#### Task statement
Give the data again exactly, stopping after the "const float eps2" line.

#### Collected data entries

/---

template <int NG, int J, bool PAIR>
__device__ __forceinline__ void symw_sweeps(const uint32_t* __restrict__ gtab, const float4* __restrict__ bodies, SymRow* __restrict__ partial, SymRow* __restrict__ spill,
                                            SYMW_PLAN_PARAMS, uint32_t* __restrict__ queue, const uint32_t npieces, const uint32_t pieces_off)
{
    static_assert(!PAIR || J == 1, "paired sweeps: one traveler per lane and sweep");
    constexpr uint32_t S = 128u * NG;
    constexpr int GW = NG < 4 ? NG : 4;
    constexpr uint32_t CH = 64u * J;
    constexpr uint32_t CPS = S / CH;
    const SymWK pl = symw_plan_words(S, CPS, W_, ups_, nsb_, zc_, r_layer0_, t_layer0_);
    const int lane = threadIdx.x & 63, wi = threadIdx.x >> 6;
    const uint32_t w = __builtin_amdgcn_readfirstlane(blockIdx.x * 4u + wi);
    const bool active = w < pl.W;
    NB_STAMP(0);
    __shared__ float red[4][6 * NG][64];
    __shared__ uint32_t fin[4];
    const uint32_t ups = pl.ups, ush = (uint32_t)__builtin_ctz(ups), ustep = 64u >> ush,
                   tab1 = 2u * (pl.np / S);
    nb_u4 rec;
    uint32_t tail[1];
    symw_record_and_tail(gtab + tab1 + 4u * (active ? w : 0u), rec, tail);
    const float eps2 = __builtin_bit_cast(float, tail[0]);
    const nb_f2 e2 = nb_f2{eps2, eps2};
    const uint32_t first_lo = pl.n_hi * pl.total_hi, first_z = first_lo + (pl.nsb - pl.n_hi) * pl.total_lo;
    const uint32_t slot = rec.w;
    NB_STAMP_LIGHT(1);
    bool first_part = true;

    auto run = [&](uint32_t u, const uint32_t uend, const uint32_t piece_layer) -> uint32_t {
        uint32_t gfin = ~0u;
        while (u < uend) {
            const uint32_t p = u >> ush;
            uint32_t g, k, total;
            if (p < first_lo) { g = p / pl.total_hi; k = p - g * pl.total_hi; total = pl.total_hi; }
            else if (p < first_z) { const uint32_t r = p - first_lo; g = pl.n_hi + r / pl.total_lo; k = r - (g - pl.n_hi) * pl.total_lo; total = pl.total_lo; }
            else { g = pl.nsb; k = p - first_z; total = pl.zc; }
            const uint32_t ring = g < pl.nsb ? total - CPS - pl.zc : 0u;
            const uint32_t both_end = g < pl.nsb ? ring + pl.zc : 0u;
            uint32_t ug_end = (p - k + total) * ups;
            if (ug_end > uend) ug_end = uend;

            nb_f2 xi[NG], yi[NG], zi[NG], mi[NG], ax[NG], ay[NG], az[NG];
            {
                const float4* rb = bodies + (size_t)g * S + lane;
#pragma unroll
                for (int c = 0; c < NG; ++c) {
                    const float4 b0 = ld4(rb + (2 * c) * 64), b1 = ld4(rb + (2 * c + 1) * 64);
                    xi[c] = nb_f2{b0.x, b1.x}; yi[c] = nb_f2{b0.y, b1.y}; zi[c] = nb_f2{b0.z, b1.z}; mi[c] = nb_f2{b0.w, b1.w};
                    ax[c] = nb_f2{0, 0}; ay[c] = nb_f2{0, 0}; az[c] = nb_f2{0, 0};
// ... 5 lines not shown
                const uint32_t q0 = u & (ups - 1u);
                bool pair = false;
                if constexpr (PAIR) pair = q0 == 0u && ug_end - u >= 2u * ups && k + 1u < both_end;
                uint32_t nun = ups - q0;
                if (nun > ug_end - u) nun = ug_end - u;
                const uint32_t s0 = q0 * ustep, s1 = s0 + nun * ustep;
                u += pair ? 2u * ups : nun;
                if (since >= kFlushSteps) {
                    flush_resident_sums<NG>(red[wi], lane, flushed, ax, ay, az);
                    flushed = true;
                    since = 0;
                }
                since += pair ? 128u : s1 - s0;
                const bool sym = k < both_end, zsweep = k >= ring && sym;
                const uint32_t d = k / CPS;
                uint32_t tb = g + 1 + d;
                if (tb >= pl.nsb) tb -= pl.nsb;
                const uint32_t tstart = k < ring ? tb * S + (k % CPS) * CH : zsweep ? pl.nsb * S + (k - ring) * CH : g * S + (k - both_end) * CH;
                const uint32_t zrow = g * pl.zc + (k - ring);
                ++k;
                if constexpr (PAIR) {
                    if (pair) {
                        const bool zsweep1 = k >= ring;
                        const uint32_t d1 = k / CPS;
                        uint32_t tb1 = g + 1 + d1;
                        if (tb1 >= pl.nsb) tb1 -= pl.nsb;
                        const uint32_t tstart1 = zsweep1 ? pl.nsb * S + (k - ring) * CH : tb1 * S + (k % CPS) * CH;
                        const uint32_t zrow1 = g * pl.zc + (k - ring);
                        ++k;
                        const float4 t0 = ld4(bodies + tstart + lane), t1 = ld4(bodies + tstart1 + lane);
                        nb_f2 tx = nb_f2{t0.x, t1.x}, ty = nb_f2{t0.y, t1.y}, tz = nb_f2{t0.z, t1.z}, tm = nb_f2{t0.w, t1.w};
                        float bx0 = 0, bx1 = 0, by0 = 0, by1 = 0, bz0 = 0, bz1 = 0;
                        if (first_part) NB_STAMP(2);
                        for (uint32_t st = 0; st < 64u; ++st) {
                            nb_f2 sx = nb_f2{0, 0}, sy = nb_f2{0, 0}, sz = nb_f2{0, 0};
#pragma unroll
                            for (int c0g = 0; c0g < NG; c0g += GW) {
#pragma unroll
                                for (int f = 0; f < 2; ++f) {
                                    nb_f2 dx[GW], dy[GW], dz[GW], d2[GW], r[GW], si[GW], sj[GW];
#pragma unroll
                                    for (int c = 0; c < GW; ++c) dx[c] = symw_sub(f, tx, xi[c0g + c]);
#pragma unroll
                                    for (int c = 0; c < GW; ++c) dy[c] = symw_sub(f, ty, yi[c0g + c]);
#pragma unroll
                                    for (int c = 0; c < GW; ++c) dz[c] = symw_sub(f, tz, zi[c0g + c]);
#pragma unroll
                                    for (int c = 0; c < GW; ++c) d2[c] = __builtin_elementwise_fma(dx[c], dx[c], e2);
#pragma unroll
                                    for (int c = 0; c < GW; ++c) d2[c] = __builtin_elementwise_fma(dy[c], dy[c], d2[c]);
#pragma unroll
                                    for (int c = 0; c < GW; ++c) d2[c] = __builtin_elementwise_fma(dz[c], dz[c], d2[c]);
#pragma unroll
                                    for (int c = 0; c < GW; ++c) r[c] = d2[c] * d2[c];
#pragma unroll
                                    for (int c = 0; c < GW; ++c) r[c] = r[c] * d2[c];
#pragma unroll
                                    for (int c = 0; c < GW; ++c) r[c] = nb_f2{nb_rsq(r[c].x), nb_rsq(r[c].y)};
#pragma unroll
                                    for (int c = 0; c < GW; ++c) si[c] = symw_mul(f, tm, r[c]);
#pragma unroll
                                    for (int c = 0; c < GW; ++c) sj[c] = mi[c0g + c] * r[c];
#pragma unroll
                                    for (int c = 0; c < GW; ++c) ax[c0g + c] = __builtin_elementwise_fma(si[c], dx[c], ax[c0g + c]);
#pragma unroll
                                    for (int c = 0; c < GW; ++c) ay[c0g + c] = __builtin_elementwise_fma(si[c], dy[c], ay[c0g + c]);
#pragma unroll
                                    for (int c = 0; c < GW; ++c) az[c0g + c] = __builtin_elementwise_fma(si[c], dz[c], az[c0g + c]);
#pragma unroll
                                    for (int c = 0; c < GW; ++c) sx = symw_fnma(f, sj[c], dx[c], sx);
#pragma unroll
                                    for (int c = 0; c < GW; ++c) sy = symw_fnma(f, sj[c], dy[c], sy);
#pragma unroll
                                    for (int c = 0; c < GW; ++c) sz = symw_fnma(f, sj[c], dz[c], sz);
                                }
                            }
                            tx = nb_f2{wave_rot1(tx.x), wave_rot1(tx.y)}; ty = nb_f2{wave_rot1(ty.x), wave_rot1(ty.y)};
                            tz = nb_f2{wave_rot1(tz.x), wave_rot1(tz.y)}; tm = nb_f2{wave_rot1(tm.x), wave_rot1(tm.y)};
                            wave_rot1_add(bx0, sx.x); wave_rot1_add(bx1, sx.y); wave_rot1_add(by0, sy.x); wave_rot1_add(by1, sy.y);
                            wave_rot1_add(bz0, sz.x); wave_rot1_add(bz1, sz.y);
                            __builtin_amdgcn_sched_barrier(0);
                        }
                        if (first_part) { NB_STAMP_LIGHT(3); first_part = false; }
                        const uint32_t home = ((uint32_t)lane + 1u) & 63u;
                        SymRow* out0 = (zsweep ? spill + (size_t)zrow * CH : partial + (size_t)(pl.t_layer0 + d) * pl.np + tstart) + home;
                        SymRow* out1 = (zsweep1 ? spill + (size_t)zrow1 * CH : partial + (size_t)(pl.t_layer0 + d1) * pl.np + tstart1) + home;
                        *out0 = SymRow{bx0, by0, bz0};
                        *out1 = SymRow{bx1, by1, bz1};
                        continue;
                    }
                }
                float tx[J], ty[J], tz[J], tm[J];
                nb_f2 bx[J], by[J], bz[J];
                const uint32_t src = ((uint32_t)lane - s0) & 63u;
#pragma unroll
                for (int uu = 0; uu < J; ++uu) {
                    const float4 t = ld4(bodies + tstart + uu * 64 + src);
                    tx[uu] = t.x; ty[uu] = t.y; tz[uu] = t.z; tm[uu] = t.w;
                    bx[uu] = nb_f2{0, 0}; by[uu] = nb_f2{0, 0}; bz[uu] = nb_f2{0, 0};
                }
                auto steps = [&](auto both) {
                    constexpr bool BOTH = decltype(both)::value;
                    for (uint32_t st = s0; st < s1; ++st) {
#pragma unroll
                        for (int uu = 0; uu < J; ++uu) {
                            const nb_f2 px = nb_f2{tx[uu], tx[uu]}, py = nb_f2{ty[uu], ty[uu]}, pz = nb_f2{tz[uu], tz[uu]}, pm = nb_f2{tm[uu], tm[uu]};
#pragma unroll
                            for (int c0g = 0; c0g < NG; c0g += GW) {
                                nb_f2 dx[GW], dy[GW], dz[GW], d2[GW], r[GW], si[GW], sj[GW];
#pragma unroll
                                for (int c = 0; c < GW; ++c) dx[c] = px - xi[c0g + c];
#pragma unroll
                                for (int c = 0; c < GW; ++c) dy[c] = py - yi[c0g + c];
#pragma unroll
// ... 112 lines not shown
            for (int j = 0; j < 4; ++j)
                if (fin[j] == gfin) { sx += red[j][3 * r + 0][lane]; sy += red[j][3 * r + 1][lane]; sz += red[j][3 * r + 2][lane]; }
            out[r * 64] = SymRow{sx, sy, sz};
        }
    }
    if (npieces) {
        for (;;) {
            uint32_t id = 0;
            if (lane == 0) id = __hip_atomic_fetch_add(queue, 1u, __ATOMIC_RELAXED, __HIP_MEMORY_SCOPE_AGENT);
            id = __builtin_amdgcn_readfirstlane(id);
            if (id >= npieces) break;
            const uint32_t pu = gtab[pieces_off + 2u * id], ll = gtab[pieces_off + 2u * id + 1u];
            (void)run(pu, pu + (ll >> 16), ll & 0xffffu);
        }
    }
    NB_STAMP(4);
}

\---

#### Exercise output
template <int NG, int J, bool PAIR>
__device__ __forceinline__ void symw_sweeps(const uint32_t* __restrict__ gtab, const float4* __restrict__ bodies, SymRow* __restrict__ partial, SymRow* __restrict__ spill,
                                            SYMW_PLAN_PARAMS, uint32_t* __restrict__ queue, const uint32_t npieces, const uint32_t pieces_off)
{
    static_assert(!PAIR || J == 1, "paired sweeps: one traveler per lane and sweep");
    constexpr uint32_t S = 128u * NG;
    constexpr int GW = NG < 4 ? NG : 4;
    constexpr uint32_t CH = 64u * J;
    constexpr uint32_t CPS = S / CH;
    const SymWK pl = symw_plan_words(S, CPS, W_, ups_, nsb_, zc_, r_layer0_, t_layer0_);
    const int lane = threadIdx.x & 63, wi = threadIdx.x >> 6;
    const uint32_t w = __builtin_amdgcn_readfirstlane(blockIdx.x * 4u + wi);
    const bool active = w < pl.W;
    NB_STAMP(0);
    __shared__ float red[4][6 * NG][64];
    __shared__ uint32_t fin[4];
    const uint32_t ups = pl.ups, ush = (uint32_t)__builtin_ctz(ups), ustep = 64u >> ush,
                   tab1 = 2u * (pl.np / S);
    nb_u4 rec;
    uint32_t tail[1];
    symw_record_and_tail(gtab + tab1 + 4u * (active ? w : 0u), rec, tail);
    const float eps2 = __builtin_bit_cast(float, tail[0]);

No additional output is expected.